──────── MATERIAL FOR THIS EXERCISE ────────

diff --git a/eig-kl-algorithm_amd/csrc/kernels_lanczos.hip b/eig-kl-algorithm_amd/csrc/kernels_lanczos.hip
--- a/eig-kl-algorithm_amd/csrc/kernels_lanczos.hip
+++ b/eig-kl-algorithm_amd/csrc/kernels_lanczos.hip
@@ -37,6 +37,15 @@
 #define EK_PRO_NORM_DIRECT 1
 #endif
 __host__ __device__ constexpr int pro_slots(int nrb) { return EK_PRO_CG0_FIRST ? (nrb + 7) / 8 * 8 : nrb; }
+__host__ __device__ constexpr int pro_unit0(int ph, int ncgl) { return ncgl - 1 - ph; }
+__host__ __device__ constexpr bool pro_row_block(int orig, int nrb, int* rbk, int* ph, int* xcd) {
+    const int P1 = pro_slots(nrb), o = orig % P1, idx = o / 8, x = o % 8;
+    const int b8 = nrb / 8, e8 = nrb % 8;
+    *ph = orig / P1;
+    *xcd = x;
+    *rbk = x * b8 + (x < e8 ? x : e8) + idx;
+    return idx < b8 + (x < e8 ? 1 : 0);
+}
 
 __device__ __forceinline__ double wave_sum(double v) {
 #pragma unroll
@@ -232,7 +241,28 @@
     return d;
 }
 
-__device__ __forceinline__ void gemvt_skip_tail(int ncols, int has_u0, int nrb, int rbk, int t,
+__device__ __forceinline__ double handoff_col_sum(const double* pc, int nrb, int l) {
+    constexpr int CB = 32;
+    double a = 0.0;
+    for (int b0 = l; b0 < nrb; b0 += CS_LANES * CB) {
+        double va[CB];
+#pragma unroll
+        for (int u = 0; u < CB; ++u) va[u] = ld_sc1(pc + min(b0 + CS_LANES * u, nrb - 1));
+#pragma unroll
+        for (int u = 0; u < CB; ++u) a += b0 + CS_LANES * u < nrb ? va[u] : 0.0;
+    }
+#pragma unroll
+    for (int o = 1; o < CS_LANES; o <<= 1) a += __shfl_xor(a, o, 64);
+    return a;
+}
+__device__ __forceinline__ bool handoff_arrive(unsigned* ctr, int nrb, int rbk) {
+    const int g = rbk % GT_SUB;
+    const unsigned gsize = unsigned((nrb - g + GT_SUB - 1) / GT_SUB), ngroups = unsigned(nrb < GT_SUB ? nrb : GT_SUB);
+    if (__hip_atomic_fetch_add(ctr + g * 64, 1u, EK_HANDOFF_ORDER, __HIP_MEMORY_SCOPE_AGENT) != gsize - 1u) return false;
+    return __hip_atomic_fetch_add(ctr + GT_SUB * 64, 1u, EK_HANDOFF_ORDER, __HIP_MEMORY_SCOPE_AGENT) == ngroups - 1u;
+}
+
+__device__ __forceinline__ bool gemvt_skip_tail(int ncols, int has_u0, int nrb, int rbk, int t,
                                                 double* __restrict__ part, const double* nred,
                                                 unsigned* __restrict__ gctr, double* __restrict__ h_out,
                                                 double* __restrict__ fn2_fast, bool zero_h = true,
@@ -244,37 +274,20 @@
         if (t == 0) part[size_t(tot) * nrb + rbk] = nb;
         if (t == 1) part[size_t(i) * nrb + rbk] = 0.0;
         if (t == 2 && i > 0) part[size_t(i - 1) * nrb + rbk] = 0.0;
-        return;
+        return false;
     }
     __shared__ int s_last;
     if (t == 0) {
         st_sc1(part + size_t(tot) * nrb + rbk, nb);
         asm volatile("s_waitcnt vmcnt(0)" ::: "memory");
-        const int g = rbk % GT_SUB;
-        const unsigned gsize = unsigned((nrb - g + GT_SUB - 1) / GT_SUB), ngroups = unsigned(nrb < GT_SUB ? nrb : GT_SUB);
-        int last = 0;
-        if (__hip_atomic_fetch_add(gctr + g * 64, 1u, EK_HANDOFF_ORDER, __HIP_MEMORY_SCOPE_AGENT) == gsize - 1u)
-            last = __hip_atomic_fetch_add(gctr + GT_SUB * 64, 1u, EK_HANDOFF_ORDER, __HIP_MEMORY_SCOPE_AGENT) ==
-                   ngroups - 1u;
-        s_last = last;
+        s_last = handoff_arrive(gctr, nrb, rbk) ? 1 : 0;
     }
     __syncthreads();
-    if (!s_last) return;
+    if (!s_last) return false;
     if (zero_h)
         for (int j = t; j < tot; j += 256) h_out[j] = 0.0;
     if (t < CS_LANES) {
-        const double* pc = part + size_t(tot) * nrb;
-        constexpr int CB = 32;
-        double a = 0.0;
-        for (int b0 = t; b0 < nrb; b0 += CS_LANES * CB) {
-            double va[CB];
-#pragma unroll
-            for (int u = 0; u < CB; ++u) va[u] = ld_sc1(pc + min(b0 + CS_LANES * u, nrb - 1));
-#pragma unroll
-            for (int u = 0; u < CB; ++u) a += b0 + CS_LANES * u < nrb ? va[u] : 0.0;
-        }
-#pragma unroll
-        for (int o = 1; o < CS_LANES; o <<= 1) a += __shfl_xor(a, o, 64);
+        const double a = handoff_col_sum(part + size_t(tot) * nrb, nrb, t);
         if (t == 0) {
             if (done) {
                 st_sc1(h_out + tot, a);
@@ -288,6 +301,7 @@
         }
     }
     if (t < GT_SUB + 1) gctr[t * 64] = 0u;
+    return true;
 }
 
 __device__ __forceinline__ bool pro_aborted(int* err) {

────────

EXERCISE DIRECTIONS: Copy down the entries exactly, leaving out no line.

FINAL ANSWER:
diff --git a/eig-kl-algorithm_amd/csrc/kernels_lanczos.hip b/eig-kl-algorithm_amd/csrc/kernels_lanczos.hip
--- a/eig-kl-algorithm_amd/csrc/kernels_lanczos.hip
+++ b/eig-kl-algorithm_amd/csrc/kernels_lanczos.hip
@@ -37,6 +37,15 @@
 #define EK_PRO_NORM_DIRECT 1
 #endif
 __host__ __device__ constexpr int pro_slots(int nrb) { return EK_PRO_CG0_FIRST ? (nrb + 7) / 8 * 8 : nrb; }
+__host__ __device__ constexpr int pro_unit0(int ph, int ncgl) { return ncgl - 1 - ph; }
+__host__ __device__ constexpr bool pro_row_block(int orig, int nrb, int* rbk, int* ph, int* xcd) {
+    const int P1 = pro_slots(nrb), o = orig % P1, idx = o / 8, x = o % 8;
+    const int b8 = nrb / 8, e8 = nrb % 8;
+    *ph = orig / P1;
+    *xcd = x;
+    *rbk = x * b8 + (x < e8 ? x : e8) + idx;
+    return idx < b8 + (x < e8 ? 1 : 0);
+}
 
 __device__ __forceinline__ double wave_sum(double v) {
 #pragma unroll
@@ -232,7 +241,28 @@
     return d;
 }
 
-__device__ __forceinline__ void gemvt_skip_tail(int ncols, int has_u0, int nrb, int rbk, int t,
+__device__ __forceinline__ double handoff_col_sum(const double* pc, int nrb, int l) {
+    constexpr int CB = 32;
+    double a = 0.0;
+    for (int b0 = l; b0 < nrb; b0 += CS_LANES * CB) {
+        double va[CB];
+#pragma unroll
+        for (int u = 0; u < CB; ++u) va[u] = ld_sc1(pc + min(b0 + CS_LANES * u, nrb - 1));
+#pragma unroll
+        for (int u = 0; u < CB; ++u) a += b0 + CS_LANES * u < nrb ? va[u] : 0.0;
+    }
+#pragma unroll
+    for (int o = 1; o < CS_LANES; o <<= 1) a += __shfl_xor(a, o, 64);
+    return a;
+}
+__device__ __forceinline__ bool handoff_arrive(unsigned* ctr, int nrb, int rbk) {
+    const int g = rbk % GT_SUB;
+    const unsigned gsize = unsigned((nrb - g + GT_SUB - 1) / GT_SUB), ngroups = unsigned(nrb < GT_SUB ? nrb : GT_SUB);
+    if (__hip_atomic_fetch_add(ctr + g * 64, 1u, EK_HANDOFF_ORDER, __HIP_MEMORY_SCOPE_AGENT) != gsize - 1u) return false;
+    return __hip_atomic_fetch_add(ctr + GT_SUB * 64, 1u, EK_HANDOFF_ORDER, __HIP_MEMORY_SCOPE_AGENT) == ngroups - 1u;
+}
+
+__device__ __forceinline__ bool gemvt_skip_tail(int ncols, int has_u0, int nrb, int rbk, int t,
                                                 double* __restrict__ part, const double* nred,
                                                 unsigned* __restrict__ gctr, double* __restrict__ h_out,
                                                 double* __restrict__ fn2_fast, bool zero_h = true,
@@ -244,37 +274,20 @@
         if (t == 0) part[size_t(tot) * nrb + rbk] = nb;
         if (t == 1) part[size_t(i) * nrb + rbk] = 0.0;
         if (t == 2 && i > 0) part[size_t(i - 1) * nrb + rbk] = 0.0;
-        return;
+        return false;
     }
     __shared__ int s_last;
     if (t == 0) {
         st_sc1(part + size_t(tot) * nrb + rbk, nb);
         asm volatile("s_waitcnt vmcnt(0)" ::: "memory");
-        const int g = rbk % GT_SUB;
-        const unsigned gsize = unsigned((nrb - g + GT_SUB - 1) / GT_SUB), ngroups = unsigned(nrb < GT_SUB ? nrb : GT_SUB);
-        int last = 0;
-        if (__hip_atomic_fetch_add(gctr + g * 64, 1u, EK_HANDOFF_ORDER, __HIP_MEMORY_SCOPE_AGENT) == gsize - 1u)
-            last = __hip_atomic_fetch_add(gctr + GT_SUB * 64, 1u, EK_HANDOFF_ORDER, __HIP_MEMORY_SCOPE_AGENT) ==
-                   ngroups - 1u;
-        s_last = last;
+        s_last = handoff_arrive(gctr, nrb, rbk) ? 1 : 0;
     }
     __syncthreads();
-    if (!s_last) return;
+    if (!s_last) return false;
     if (zero_h)
         for (int j = t; j < tot; j += 256) h_out[j] = 0.0;
     if (t < CS_LANES) {
-        const double* pc = part + size_t(tot) * nrb;
-        constexpr int CB = 32;
-        double a = 0.0;
-        for (int b0 = t; b0 < nrb; b0 += CS_LANES * CB) {
-            double va[CB];
-#pragma unroll
-            for (int u = 0; u < CB; ++u) va[u] = ld_sc1(pc + min(b0 + CS_LANES * u, nrb - 1));
-#pragma unroll
-            for (int u = 0; u < CB; ++u) a += b0 + CS_LANES * u < nrb ? va[u] : 0.0;
-        }
-#pragma unroll
-        for (int o = 1; o < CS_LANES; o <<= 1) a += __shfl_xor(a, o, 64);
+        const double a = handoff_col_sum(part + size_t(tot) * nrb, nrb, t);
         if (t == 0) {
             if (done) {
                 st_sc1(h_out + tot, a);
@@ -288,6 +301,7 @@
         }
     }
     if (t < GT_SUB + 1) gctr[t * 64] = 0u;
+    return true;
 }
 
 __device__ __forceinline__ bool pro_aborted(int* err) {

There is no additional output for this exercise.